ENGG701 Advanced Numerical Methods

Course Overview and Description 


ENGG 701 Advanced Numerical Methods (3-0-3)

This course aims at covering advanced methods of numerical analysis. It briefs introduction to numerical computing, approximation and errors which is followed by methods of solving system of nonlinear equations and approximation of functions. Numerical solutions of ordinary differential equations; initial value problems and boundary value problems, simultaneous differential equations, Runga-Kutta methods, finite difference method. Numerical solution techniques for linear, elliptic, parabolic and hyperbolic partial differential equations. Methods will be implemented using toolboxes of MATLAB.

(New developed program-2025)
Course Code: ENGR 704  Course Title: Advanced Numerical Methods

This course aims at covering advanced methods for numerical analysis. It briefs introduction to numerical computing, approximation and errors which is followed by methods of solving system of nonlinear equations and approximation of function. Numerical solutions of ordinary differential equation; initial value problems and boundary value problems, simultaneous differential equation, Runga-Kutta methods, finite difference method. Numerical solution techniques for linear, elliptic, parabolic and hyperbolic partial differential equations. Introduction to some theoretical basics and practical applications of the finite element method in engineering. Methods will be implemented using concurrent coding software.

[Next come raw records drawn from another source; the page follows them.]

# JGI-Bioinformatics/Kmernator

Hardware: AMD Instinct MI355X
Metric: total k-mers/sec at k=31, 150 bp reads (spectrum build, inputs resident in HBM) (higher is better)
Workload: dtype u64

## Files before the change

kmernator_amd/csrc/kmr_api.hip:

```cpp
#include <hip/hip_runtime.h>
#include <dlfcn.h>
#include <unistd.h>
#include <rccl/rccl.h>

#include <algorithm>
#include <atomic>
#include <cmath>
#include <cstdio>
#include <cstdlib>
#include <cstring>
#include <cctype>
#include <memory>
#include <mutex>
#include <string>
#include <type_traits>
#include <vector>

#include "kmr_host.hpp"
#include "kmr_runs.hpp"
#include "kmr_image_layout.hpp"
#include "kmr_kernels.hpp"
#include "kmr_partition.hpp"
#include "kmr_superkmer.hpp"
#include "kmr_buckets.hpp"
// ... 38 lines not shown

namespace {

template <int W, class F> auto with_win(uint32_t win, F &&f) {
	if (W > 1 && win == 32) return f(int_c<(W > 1 ? 32 : 16)>());
	return win == 16 ? f(int_c<16>()) : (win == 8 ? f(int_c<8>()) : f(int_c<4>()));
}

size_t slot_bytes(kmr_handle *h) { return with_w(h, [](auto W) { return sizeof(Slot<W()>); }); }

ReadsView reads_view(const void *bases, const void *quals, const void *offsets, uint64_t n_reads, const void *discarded = nullptr, uint64_t stream_base = 0, uint64_t first_read_idx = 0) {
	ReadsView rv{};
	rv.bases = (const uint8_t *)bases; rv.quals = (const uint8_t *)quals; rv.offsets = (const uint64_t *)offsets; rv.discarded = (const uint8_t *)discarded;
	rv.n_reads = n_reads; rv.stream_base = stream_base; rv.first_read_idx = first_read_idx;
	return rv;
}
ReadsView reads_slice(const ReadsView &all, uint64_t r, uint64_t m) {
	ReadsView rv = all;
	rv.offsets = all.offsets + r; rv.n_reads = m; rv.discarded = all.discarded ? all.discarded + r : nullptr; rv.first_read_idx = all.first_read_idx + r;
	return rv;
}
FinalizeParams finalize_params(kmr_handle *h, uint32_t min_depth) {
	FinalizeParams f{};
	f.kb = h->hkb; f.ext_min_q = h->cfg.ext_min_quality; f.min_depth = min_depth; f.has_singletons = h->cfg.separate_singletons ? 1 : 0; f.nb_weak = h->nb_weak; f.nb_sing = h->nb_sing;
	return f;
}

DevParams dev_params(kmr_handle *h) {
	DevParams p;
	p.k = h->k; p.kb = h->hkb; p.min_weight = h->cfg.min_weight; p.fastq_start = h->cfg.fastq_start_char; p.ext_min_q = h->cfg.ext_min_quality;
	p.qzero = h->cfg.fastq_start_char + std::max<uint32_t>(1u, h->cfg.min_quality_score);
	p.subsample = h->cfg.kmer_subsample; p.rank = h->cfg.rank; p.world = h->cfg.world_size; p.num_parts = h->cfg.num_parts; p.part_idx = h->cfg.part_idx;
	p.count_sender_bad = 0u;
	p.P = h->dP.get<double>(); p.stats = h->dstats.get<DevStats>(); p.err = h->derr.get<uint32_t>();
	p.sub_wstart = p.sub_wkeys = p.sub_sstart = p.sub_skeys = nullptr; p.sub_wvals = nullptr; p.sub_sweight = nullptr; p.sub_wnb = p.sub_snb = 0; p.sub_vw = 0;
	if (h->subtract) {
		const kmr_handle *o = h->subtract;
		if (o->weak.present && o->weak.n) { p.sub_wstart = o->weak.start.get<uint64_t>(); p.sub_wkeys = o->weak.keys.get<uint64_t>(); p.sub_wvals = o->weak.vals.get<uint32_t>(); p.sub_wnb = o->weak.nb; p.sub_vw = o->ext ? 15 : 3; }
		if (o->sing.present && o->sing.n) { p.sub_sstart = o->sing.start.get<uint64_t>(); p.sub_skeys = o->sing.keys.get<uint64_t>(); p.sub_sweight = o->sing.sweight.get<uint8_t>(); p.sub_snb = o->sing.nb; }
	}
	return p;
}


template <int W> Table<W> table_of(kmr_handle *h) { Table<W> t; t.slots = h->slots.get<Slot<W>>(); t.ext = h->extslots.get<ExtSlot>(); t.log2cap = h->log2cap; return t; }

template <int W> int clear_table(kmr_handle *h, void *slots, ExtSlot *ext, uint32_t log2cap) {
	hipLaunchKernelGGL(table_clear_kernel<W>, dim3(grid_for(1ull << log2cap)), dim3(256), 0, h->stream, (Slot<W> *)slots, ext, 1ull << log2cap);
	HIPCHK(h, hipGetLastError());
	return 0;
}
int clear_table_any(kmr_handle *h, void *slots, ExtSlot *ext, uint32_t log2cap) { return with_w(h, [&](auto W) { return clear_table<W()>(h, slots, ext, log2cap); }); }

int alloc_table(kmr_handle *h, uint32_t log2cap, DevBuf &slots, DevBuf &ext) {
	DevBuf s, x;
	HIPCHK(h, s.alloc(slot_bytes(h) << log2cap));
	if (h->ext) HIPCHK(h, x.alloc(sizeof(ExtSlot) << log2cap));
	const int rc = clear_table_any(h, s.get(), x.get<ExtSlot>(), log2cap);
	if (rc) return rc;
	slots = std::move(s); ext = std::move(x);
	return 0;
}

int sync_state(kmr_handle *h, bool with_pool_head = false) {
	h->l1_head_seen = 0;
	if (with_pool_head && h->l1.head) HIPCHK(h, hipMemcpyAsync(&h->l1_head_seen, h->l1.head.get<unsigned int>(), 4, hipMemcpyDeviceToHost, h->stream));
	HIPCHK(h, hipStreamSynchronize(h->stream));
	for (int which = 0; which < KMR_TIME_GROUPS; which++) {
		for (auto &pr : h->pending_events[which]) {
			float ms = 0; hipEventElapsedTime(&ms, pr.first, pr.second);
			h->ms[which] += ms; h->launches[which]++;
			hipEventDestroy(pr.first); hipEventDestroy(pr.second);
		}
		h->pending_events[which].clear();
	}
	uint32_t e = 0; DevStats s;
	HIPCHK(h, hipMemcpy(&e, h->derr.get<uint32_t>(), sizeof(e), hipMemcpyDeviceToHost));
	HIPCHK(h, hipMemcpy(&s, h->dstats.get<DevStats>(), sizeof(s), hipMemcpyDeviceToHost));
#ifdef KMR_DEBUG_HOOKS
	if (h->superkmer_mode) { if (dbg()) fprintf(stderr, "sk_extract windows: %llu general, %llu fast\n", s.claimed, s.inserted); s.claimed = 0; s.inserted = 0; }
#endif
	h->stats.raw_kmers = s.raw + s.inserted + s.sender_bad; h->stats.raw_good_kmers = s.good + s.inserted; h->stats.discarded = s.raw - s.good + s.sender_bad;
	h->occupied = s.claimed; h->pending_kmers = 0; h->subtracted = s.subtracted;
	if (e & ERR_READ_TOO_LONG) return fail(h, KMR_ERR_UNSUPPORTED, "a read is longer than the per-wavefront LDS tile (" + std::to_string(TILE_SPAN) + " bases)");
	if (e & ERR_TABLE_FULL) return fail(h, KMR_ERR_CAPACITY, "device k-mer table is full; raise kmr_config.max_table_entries / estimated_raw_kmers");
	if (e & ERR_SEGMENT_OVERFLOW) return fail(h, KMR_ERR_CAPACITY, "an owner segment overflowed seg_capacity");
	if (e & ERR_POOL_FULL) return fail(h, KMR_ERR_CAPACITY, "record pool overflow (internal sizing error)");
	if (e & ERR_ENTRIES_FULL) return fail(h, KMR_ERR_CAPACITY, "entry buffer overflow (internal sizing error)");
	return 0;
}

template <int W, bool EXT> int grow_table_t(kmr_handle *h, uint32_t newlog) {
	DevBuf ns, ne;
	int rc = alloc_table(h, newlog, ns, ne);
	if (rc) return rc;
	Table<W> src = table_of<W>(h), dst; dst.slots = ns.get<Slot<W>>(); dst.ext = ne.get<ExtSlot>(); dst.log2cap = newlog;
	hipLaunchKernelGGL((rehash_kernel<W, EXT>), dim3(grid_for(1ull << h->log2cap)), dim3(256), 0, h->stream, src, dst, h->hkb, h->derr.get<uint32_t>());
	HIPCHK(h, hipGetLastError());
	HIPCHK(h, hipStreamSynchronize(h->stream));
	h->slots = std::move(ns); h->extslots = std::move(ne); h->log2cap = newlog;
	return 0;
}
int grow_table(kmr_handle *h, uint32_t newlog) { return with_w_ext(h, [&](auto W, auto EXT) { return grow_table_t<W(), EXT()>(h, newlog); }); }

int ensure_capacity(kmr_handle *h, uint64_t incoming) {
	const uint64_t cap = 1ull << h->log2cap;
	if ((double)(h->occupied + h->pending_kmers + incoming) <= 0.85 * (double)cap) { h->pending_kmers += incoming; return 0; }
	int rc = sync_state(h);
	if (rc) return rc;
	if ((double)(h->occupied + incoming) > 0.85 * (double)cap) {
		uint32_t nl = h->log2cap;
		while ((double)(h->occupied + incoming) > 0.6 * (double)(1ull << nl)) nl++;
		rc = grow_table(h, nl);
		if (rc) return rc;
	}
	h->pending_kmers = incoming;
	return 0;
}

const size_t EXTRACT_SMEM = (size_t)WAVES_PER_BLOCK * 2 * TILE_BUF;

int prepare_units(kmr_handle *h, ReadsView &rv, uint32_t span = (uint32_t)TILE_SPAN, const unsigned int *longest = nullptr) {
	rv.u_start = rv.u_end = rv.u_read = nullptr; rv.n_units = 0;
	const uint64_t n = rv.n_reads;
	if (n == 0) return 0;
	int rc = 0;
	unsigned int mx = 0;
	if (longest) mx = *longest;
	else {
		rc = h->umax.reserve(h, "umax", 4); if (rc) return rc;
		HIPCHK(h, hipMemsetAsync(h->umax.get<unsigned int>(), 0, 4, h->stream));
		hipLaunchKernelGGL(unit_max_kernel, dim3(grid_for(n)), dim3(256), 0, h->stream, rv.offsets, n, h->umax.get<unsigned int>());
		HIPCHK(h, hipGetLastError());
		HIPCHK(h, hipMemcpyAsync(&mx, h->umax.get<unsigned int>(), 4, hipMemcpyDeviceToHost, h->stream));
		HIPCHK(h, hipStreamSynchronize(h->stream));
	}
	if (mx <= span) return 0;
	h->unit_batches++;
	rc = h->ucnt.reserve(h, "ucnt", 4 * (n + 1)); if (rc) return rc;
	hipLaunchKernelGGL(unit_count_kernel, dim3(grid_for(n)), dim3(256), 0, h->stream, rv.offsets, n, h->k, span, h->ucnt.get<uint32_t>());
	HIPCHK(h, hipGetLastError());
	rc = h->ufirst.reserve(h, "ufirst", 8 * (n + 1)); if (rc) return rc;
	rc = exclusive_scan_queue(h, h->ucnt.get<uint32_t>(), n, h->ufirst.get<uint64_t>()); if (rc) return rc;
	uint64_t U = 0;
	HIPCHK(h, hipMemcpyAsync(&U, h->ufirst.get<uint64_t>() + n, 8, hipMemcpyDeviceToHost, h->stream));
	HIPCHK(h, hipStreamSynchronize(h->stream));
	if (h->u_read.cap() < 8 * U) {
		h->u_start.reset(); h->u_end.reset(); h->u_read.reset();
		HIPCHK(h, h->u_start.alloc(8 * U)); HIPCHK(h, h->u_end.alloc(8 * U)); HIPCHK(h, h->u_read.alloc(8 * U));
	}
	hipLaunchKernelGGL(unit_fill_kernel, dim3(grid_for(n)), dim3(256), 0, h->stream, rv.offsets, n, h->k, span, h->ufirst.get<uint64_t>(), h->u_start.get<uint64_t>(), h->u_end.get<uint64_t>(), h->u_read.get<uint64_t>());
	HIPCHK(h, hipGetLastError());
	rv.u_start = h->u_start.get<uint64_t>(); rv.u_end = h->u_end.get<uint64_t>(); rv.u_read = h->u_read.get<uint64_t>(); rv.n_units = U;
	return 0;
}
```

List of Topics for Advanced Numerical Methods Course:

  1. Introduction to Numerical Computing

     

  2. Concurrent Coding for Numerical Methods
    • Implementation of numerical algorithms using concurrent coding techniques (MATLAB/Python)
  3. Approximation and Error Analysis
    • Types of errors (truncation, round-off, propagation)
    • Error estimation and stability
  4. Methods for Solving Systems of Nonlinear Equations/ Root finding 
    • Iterative methods (Newton-Raphson, Secant, Fixed-Point)
  5. Function Approximation Techniques
    • Polynomial interpolation
    • Least squares approximation
  6. Numerical Solutions of Ordinary Differential Equations (ODEs)
    • Initial Value Problems (IVPs)
    • Boundary Value Problems (BVPs)
    • Simultaneous Differential Equations
    • Runge-Kutta Methods
    • Finite Difference Methods for ODEs
  7. Numerical Solution Techniques for Partial Differential Equations (PDEs)
    • Linear PDEs
    • Elliptic PDEs
    • Parabolic PDEs
    • Hyperbolic PDEs
  8. Finite Difference Methods for PDEs / Introduction to Finite Element Method (FEM)
    • Theoretical basics of FEM
    • Practical applications of FEM in engineering

Intended Learning Outcomes (CILOs):

By the end of the course, students will be able to:

  1. CILO 1: Evaluate advanced numerical methods for solving linear and nonlinear equations, differential equations, and optimization problems.
  2. CILO 2: Develop efficient numerical algorithms using MATLAB and Python.
  3. CILO 3: Critically assess the stability, convergence, and accuracy of numerical solutions.
  4. CILO 4: Apply numerical methods to real-world engineering problems, including AI-based models, IoT systems, and data-driven applications.
  5. CILO 5: Integrate numerical techniques into research projects, demonstrating innovative solutions to complex problems.

Teaching Methodology:

  • Lectures: Detailed theoretical explanations with mathematical derivations and real-world examples.
  • Hands-on Programming / Assignments: Practical sessions using MATLAB and Python for algorithm implementation.
  • Case Studies/ Projects: Regular problem sets and a final research-based project.

Textbook

  • Numerical Methods for Engineers by Steven C. Chapra & Raymond P. Canale
  • Applied Numerical Methods Using MATLAB” by Steven C. Chapra
  • Applied Numerical Methods Using MATLAB” by Won Young Yang, Wenwu Cao, Tae-Sang Chung, and John Morris
  • Week 1: Introduction to Numerical Methods
  • Week 2: Error Analysis and Stability
  • Week 3: Solving Nonlinear Equations
  • Week 4: Systems of Linear Equations
  • Week 5: Numerical Differentiation and Integration
  • Week 6: Ordinary Differential Equations (ODEs)
  • Week 7: Partial Differential Equations (PDEs)
  • Week 8: Optimization Techniques
  • Week 9: Monte Carlo Simulations
  • Week 10: Final Project and Research Integration